This repository contains some of the materials used for the manuscript "GTRpmix: A linked general-time reversible model for profile mixture models"
-
The nexus file Matrices_GTR20.nex contains in nexus format the matrices EAL, ELM, ELM50, MXM, MXMfix, and FM described in the main manuscript.
-
The folder trees contain the Newick format for trees depicted in the Supplementary material Figures S1, S10, and S11 (denoted Sim1.treefile, ELM.treefile, and EAL.treefile) and another tree ELM_50tax.treefile. The tree 'Sim1.treefile' was used to generate the simulations described in the section 'Parameter Estimation Performance' of the main manuscript.
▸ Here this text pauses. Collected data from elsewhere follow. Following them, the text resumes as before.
# JohannesBuchner/massivedatans

Hardware: AMD Instinct MI355X
Metric: likelihood evals/sec across N datasets per constrained draw (higher is better)
Workload: dtype f64

## Files before the change

### massivedatans_amd/csrc/mdns_internal.h

```cpp
#pragma once
#include <hip/hip_runtime.h>
#include <cstddef>
#include <cstdint>
#include <cstring>
#include <utility>
#include "mdns.h"

namespace mdns {

void set_error(const char *fmt, ...);
bool hip_ok(hipError_t e, const char *what, const char *file, int line);
#define MDNS_HIP(call) ::mdns::hip_ok((call), #call, __FILE__, __LINE__)
bool launched(const char *name);

enum class Wait { ok, timeout, failed, empty };
Wait wait_seq(const volatile unsigned long long *at, unsigned long long want, hipError_t *err = nullptr);
bool wait_ok(Wait w, hipError_t err, const char *who);

constexpr size_t grown_bytes(size_t need, size_t elem) { return ((need + need / 2) * elem + 4095) / 4096 * 4096; }
static_assert(grown_bytes(0, 8) == 0, "nothing asked, nothing made");
static_assert(grown_bytes(1, 8) == 4096, "one element: one page");
static_assert(grown_bytes(341, 8) == 4096, "341 + 170 doubles = 4088 bytes: still one page");
static_assert(grown_bytes(342, 8) == 8192, "342 + 171 doubles = 4104 bytes: two pages");
constexpr size_t exact_bytes(size_t need, size_t elem) { return (need ? need : 1) * elem; }
// ... 132 lines not shown
	mdns_response *response = nullptr;
	mdns::DeviceBuffer<double> d_folded;
};

struct mdns_response {
	int nx = 0;
	int n_in = 0;
	long long nnz = 0;
	int attached = 0;
	mdns::DeviceBuffer<int> d_len;
	mdns::DeviceBuffer<long long> d_slice;
	mdns::DeviceBuffer<double> d_vals;
	mdns::DeviceBuffer<int> d_cols;
	mdns::DeviceBuffer<double> d_in, d_out;
};

struct mdns_table {
	int nx = 0;
	int d = 0;
	int nw = 0;
	int ndim = 0;
	int flags = 0;
	int n[MDNS_TABLE_MAX_AXES] = {};
	mdns::DeviceBuffer<double> d_x;
	mdns::DeviceBuffer<double> d_axes;
	mdns::DeviceBuffer<double> d_grid;
	mdns::DeviceBuffer<double> d_table;
	mdns::DeviceBuffer<double> d_ext;
	mdns::DeviceBuffer<double> d_delta;
	mdns::DeviceBuffer<double> d_params, d_out;
	mdns::DeviceBuffer<double> d_S, d_R;
};

namespace mdns {

bool launch_table_curves(mdns_table *t, const double *d_params, int B, double *d_out, int ldc);

bool launch_response_fold(const mdns_response *r, const double *d_curves, int ldc, int B, double *d_out, int ldo);
inline int curve_bins(const mdns_spectra *s) { return s->response ? s->response->n_in : s->nx; }
bool response_fold(mdns_spectra *s, const double **d_curves, int *ldc, int B);

inline int model_ld(int nx) { return nx <= 0 ? 512 : ((nx + 511) / 512) * 512; }
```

The trees ELM.treefile, ELM_50tax.treefile, and EAL.treefile were used to create the matrices ELM, ELM50, and ELM, respectively, as described in the main manuscript.
-
The folder Dataset contains two subdirectories, the subdirectory ELM contains the Pan-Eukaryotic data sets described in the section 'Data Sets' of the paper. The dataset denoted EAL_data.fas is the 78-taxon dataset while ELM50_data.fas is the 50-taxon dataset. Additionally, the files ELM.indices.tsv and ELM50.indices.tsv contain the partition file for every protein for the datasets ELM and ELM50 respectively. The subdirectory EAL contains the Eukaryotic-Archaeal data set, denoted EAL_data.fas, described in the section 'Data Sets' of the paper. Additionally, the file EAL_partition.out contains the partition file for every protein for such dataset.